WORK TASK =
When the string "auto" appears in a line of the records, show the whole line.

━━━ RECORDS SUPPLIED ━━━

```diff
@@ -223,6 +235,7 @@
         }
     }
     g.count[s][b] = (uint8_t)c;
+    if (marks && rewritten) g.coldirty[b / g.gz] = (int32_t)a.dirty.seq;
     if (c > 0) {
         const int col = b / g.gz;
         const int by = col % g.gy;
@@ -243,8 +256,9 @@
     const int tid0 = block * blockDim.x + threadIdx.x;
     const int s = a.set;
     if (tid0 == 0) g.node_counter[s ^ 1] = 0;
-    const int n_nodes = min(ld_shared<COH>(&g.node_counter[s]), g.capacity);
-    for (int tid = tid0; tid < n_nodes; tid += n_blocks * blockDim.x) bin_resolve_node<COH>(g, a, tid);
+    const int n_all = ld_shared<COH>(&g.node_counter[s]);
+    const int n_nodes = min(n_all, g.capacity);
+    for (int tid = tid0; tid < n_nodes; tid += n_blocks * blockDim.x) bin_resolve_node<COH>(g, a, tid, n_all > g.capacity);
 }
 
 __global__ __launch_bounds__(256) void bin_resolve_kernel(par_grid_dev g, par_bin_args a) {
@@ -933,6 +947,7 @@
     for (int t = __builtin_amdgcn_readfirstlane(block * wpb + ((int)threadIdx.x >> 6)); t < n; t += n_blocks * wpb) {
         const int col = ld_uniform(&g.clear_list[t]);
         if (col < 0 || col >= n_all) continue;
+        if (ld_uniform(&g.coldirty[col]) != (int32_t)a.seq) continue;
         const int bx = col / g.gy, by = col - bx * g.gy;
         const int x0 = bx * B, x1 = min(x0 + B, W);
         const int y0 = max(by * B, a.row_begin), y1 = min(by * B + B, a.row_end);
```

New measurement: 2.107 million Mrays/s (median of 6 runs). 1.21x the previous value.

━━━
━━━ RECORDS SUPPLIED ━━━

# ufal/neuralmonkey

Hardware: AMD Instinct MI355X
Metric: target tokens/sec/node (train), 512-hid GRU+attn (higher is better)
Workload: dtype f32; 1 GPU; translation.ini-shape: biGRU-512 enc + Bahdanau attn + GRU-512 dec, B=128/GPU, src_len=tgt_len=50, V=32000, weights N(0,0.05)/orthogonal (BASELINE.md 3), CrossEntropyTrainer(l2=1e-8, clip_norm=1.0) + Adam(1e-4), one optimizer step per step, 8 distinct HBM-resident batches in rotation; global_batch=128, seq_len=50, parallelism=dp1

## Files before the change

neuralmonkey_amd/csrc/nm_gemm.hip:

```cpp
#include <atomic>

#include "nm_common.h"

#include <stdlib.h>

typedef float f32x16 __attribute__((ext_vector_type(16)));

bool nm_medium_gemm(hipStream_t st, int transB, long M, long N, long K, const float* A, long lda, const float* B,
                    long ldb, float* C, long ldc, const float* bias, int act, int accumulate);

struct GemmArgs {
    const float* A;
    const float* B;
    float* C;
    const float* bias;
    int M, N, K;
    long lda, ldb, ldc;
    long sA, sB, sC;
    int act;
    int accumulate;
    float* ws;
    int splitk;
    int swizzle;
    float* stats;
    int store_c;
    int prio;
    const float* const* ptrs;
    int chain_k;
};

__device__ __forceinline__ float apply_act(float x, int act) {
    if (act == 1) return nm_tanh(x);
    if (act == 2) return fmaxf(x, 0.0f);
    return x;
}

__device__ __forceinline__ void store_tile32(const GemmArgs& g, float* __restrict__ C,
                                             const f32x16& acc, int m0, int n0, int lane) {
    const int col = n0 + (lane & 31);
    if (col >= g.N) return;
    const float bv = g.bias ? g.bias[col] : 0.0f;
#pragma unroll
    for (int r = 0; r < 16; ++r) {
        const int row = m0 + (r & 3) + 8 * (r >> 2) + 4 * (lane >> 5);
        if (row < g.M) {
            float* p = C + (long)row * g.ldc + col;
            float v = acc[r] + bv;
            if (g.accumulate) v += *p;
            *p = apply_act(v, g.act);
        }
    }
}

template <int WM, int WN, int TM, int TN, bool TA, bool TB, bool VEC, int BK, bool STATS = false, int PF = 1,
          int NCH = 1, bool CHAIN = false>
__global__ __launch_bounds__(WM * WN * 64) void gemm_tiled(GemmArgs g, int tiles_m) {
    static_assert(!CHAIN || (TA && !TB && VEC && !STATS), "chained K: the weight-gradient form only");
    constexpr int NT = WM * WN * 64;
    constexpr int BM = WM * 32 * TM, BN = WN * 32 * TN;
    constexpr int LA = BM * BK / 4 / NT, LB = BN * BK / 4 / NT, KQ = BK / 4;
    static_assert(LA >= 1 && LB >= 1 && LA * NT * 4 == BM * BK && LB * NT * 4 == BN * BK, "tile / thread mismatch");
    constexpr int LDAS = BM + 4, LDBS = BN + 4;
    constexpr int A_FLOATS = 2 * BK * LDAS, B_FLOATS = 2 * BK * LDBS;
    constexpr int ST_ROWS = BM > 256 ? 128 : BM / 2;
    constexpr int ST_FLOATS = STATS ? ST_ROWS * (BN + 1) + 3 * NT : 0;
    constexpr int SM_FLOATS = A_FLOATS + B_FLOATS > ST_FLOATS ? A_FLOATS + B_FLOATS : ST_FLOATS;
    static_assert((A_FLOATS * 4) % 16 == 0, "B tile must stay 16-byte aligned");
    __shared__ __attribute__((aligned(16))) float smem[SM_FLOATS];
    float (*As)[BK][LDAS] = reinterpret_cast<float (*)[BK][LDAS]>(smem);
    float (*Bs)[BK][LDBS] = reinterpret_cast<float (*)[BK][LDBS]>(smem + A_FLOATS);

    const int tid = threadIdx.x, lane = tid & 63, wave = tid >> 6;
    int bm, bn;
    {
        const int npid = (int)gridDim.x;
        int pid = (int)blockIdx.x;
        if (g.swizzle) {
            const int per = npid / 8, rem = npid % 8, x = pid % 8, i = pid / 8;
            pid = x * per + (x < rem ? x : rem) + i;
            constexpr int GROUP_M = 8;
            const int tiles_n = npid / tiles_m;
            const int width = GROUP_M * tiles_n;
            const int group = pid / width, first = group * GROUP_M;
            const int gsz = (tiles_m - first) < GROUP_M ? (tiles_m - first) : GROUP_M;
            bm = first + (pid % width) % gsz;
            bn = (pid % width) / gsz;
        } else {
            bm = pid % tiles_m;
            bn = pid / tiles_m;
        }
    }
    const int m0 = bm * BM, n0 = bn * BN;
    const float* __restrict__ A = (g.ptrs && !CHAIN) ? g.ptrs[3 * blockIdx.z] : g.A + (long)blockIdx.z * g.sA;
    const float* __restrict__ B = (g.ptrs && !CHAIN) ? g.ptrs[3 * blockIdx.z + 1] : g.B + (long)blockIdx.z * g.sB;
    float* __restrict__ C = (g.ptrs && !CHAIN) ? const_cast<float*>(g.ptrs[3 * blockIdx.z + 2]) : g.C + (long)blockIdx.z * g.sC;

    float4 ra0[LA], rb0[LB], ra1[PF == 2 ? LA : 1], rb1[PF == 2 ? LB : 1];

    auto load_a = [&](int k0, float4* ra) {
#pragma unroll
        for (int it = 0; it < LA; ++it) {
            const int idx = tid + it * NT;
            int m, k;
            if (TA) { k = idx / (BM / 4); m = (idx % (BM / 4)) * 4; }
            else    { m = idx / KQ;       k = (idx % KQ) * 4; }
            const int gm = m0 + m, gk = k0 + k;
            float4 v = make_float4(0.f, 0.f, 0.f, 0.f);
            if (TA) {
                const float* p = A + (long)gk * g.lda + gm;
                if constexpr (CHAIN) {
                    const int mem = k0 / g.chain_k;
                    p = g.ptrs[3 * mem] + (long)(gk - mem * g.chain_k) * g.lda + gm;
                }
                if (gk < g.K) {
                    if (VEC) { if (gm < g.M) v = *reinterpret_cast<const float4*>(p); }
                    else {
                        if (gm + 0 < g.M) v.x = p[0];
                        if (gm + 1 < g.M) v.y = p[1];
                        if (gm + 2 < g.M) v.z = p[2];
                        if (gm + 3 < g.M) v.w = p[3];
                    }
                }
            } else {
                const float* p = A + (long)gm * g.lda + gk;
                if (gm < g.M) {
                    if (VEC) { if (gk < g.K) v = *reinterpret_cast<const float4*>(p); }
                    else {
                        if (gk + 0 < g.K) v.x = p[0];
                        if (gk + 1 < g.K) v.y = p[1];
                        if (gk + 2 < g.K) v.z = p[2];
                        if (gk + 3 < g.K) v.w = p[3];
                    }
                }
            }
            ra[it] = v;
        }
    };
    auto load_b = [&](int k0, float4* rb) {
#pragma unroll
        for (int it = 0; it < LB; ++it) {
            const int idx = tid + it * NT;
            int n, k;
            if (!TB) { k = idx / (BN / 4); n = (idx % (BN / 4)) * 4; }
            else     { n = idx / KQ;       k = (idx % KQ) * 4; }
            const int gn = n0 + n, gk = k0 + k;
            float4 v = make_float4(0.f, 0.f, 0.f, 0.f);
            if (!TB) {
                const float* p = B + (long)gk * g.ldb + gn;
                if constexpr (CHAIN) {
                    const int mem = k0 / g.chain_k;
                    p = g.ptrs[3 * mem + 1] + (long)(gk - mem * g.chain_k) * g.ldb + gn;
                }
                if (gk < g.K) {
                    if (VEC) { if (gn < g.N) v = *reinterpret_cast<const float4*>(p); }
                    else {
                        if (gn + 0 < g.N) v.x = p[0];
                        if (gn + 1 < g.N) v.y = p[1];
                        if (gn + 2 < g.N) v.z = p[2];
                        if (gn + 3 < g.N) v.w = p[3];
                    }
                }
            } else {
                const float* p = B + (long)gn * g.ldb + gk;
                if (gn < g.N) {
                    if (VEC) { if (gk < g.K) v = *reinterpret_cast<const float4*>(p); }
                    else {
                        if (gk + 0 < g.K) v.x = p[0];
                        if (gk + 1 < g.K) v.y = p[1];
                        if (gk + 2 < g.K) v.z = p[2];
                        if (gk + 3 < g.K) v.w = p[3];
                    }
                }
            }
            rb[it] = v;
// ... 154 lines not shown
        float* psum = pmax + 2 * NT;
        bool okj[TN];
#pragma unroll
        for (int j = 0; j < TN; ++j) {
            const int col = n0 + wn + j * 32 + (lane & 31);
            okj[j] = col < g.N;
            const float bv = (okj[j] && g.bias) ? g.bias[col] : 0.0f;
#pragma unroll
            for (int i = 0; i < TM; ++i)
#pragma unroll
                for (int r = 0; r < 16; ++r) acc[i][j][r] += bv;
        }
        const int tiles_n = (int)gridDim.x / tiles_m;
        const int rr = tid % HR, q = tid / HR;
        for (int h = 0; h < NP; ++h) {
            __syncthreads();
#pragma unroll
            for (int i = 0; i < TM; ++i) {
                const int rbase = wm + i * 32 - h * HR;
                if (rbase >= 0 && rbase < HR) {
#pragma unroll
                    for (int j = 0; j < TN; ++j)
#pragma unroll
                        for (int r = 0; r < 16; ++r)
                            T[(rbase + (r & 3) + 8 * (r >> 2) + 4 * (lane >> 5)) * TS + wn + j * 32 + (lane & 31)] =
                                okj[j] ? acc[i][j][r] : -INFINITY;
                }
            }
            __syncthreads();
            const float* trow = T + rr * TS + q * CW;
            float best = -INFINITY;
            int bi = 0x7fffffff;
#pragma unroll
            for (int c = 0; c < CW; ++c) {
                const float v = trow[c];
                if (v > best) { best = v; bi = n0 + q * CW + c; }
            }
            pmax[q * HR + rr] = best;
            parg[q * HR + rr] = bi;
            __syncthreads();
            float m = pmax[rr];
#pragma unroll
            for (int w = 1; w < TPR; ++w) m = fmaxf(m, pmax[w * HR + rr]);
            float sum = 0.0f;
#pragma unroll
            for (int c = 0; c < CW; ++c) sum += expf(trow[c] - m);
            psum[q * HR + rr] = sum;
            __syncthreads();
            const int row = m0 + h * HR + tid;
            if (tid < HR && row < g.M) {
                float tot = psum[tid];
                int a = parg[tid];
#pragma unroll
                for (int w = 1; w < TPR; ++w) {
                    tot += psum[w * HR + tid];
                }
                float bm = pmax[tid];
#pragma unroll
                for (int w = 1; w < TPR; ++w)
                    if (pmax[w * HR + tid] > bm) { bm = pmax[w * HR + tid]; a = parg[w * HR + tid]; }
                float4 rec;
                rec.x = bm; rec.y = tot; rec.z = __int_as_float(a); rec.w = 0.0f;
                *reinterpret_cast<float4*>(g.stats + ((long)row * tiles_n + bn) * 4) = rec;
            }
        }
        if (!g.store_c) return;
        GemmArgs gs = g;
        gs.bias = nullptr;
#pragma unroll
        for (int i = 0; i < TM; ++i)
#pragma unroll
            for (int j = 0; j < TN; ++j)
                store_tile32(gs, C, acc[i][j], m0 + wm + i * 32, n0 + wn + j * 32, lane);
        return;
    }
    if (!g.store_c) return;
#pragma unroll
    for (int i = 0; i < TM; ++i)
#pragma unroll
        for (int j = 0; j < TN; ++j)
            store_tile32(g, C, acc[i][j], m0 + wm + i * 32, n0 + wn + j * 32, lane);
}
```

━━━

WRITTEN SOLUTION =
    auto load_a = [&](int k0, float4* ra) {
    auto load_b = [&](int k0, float4* rb) {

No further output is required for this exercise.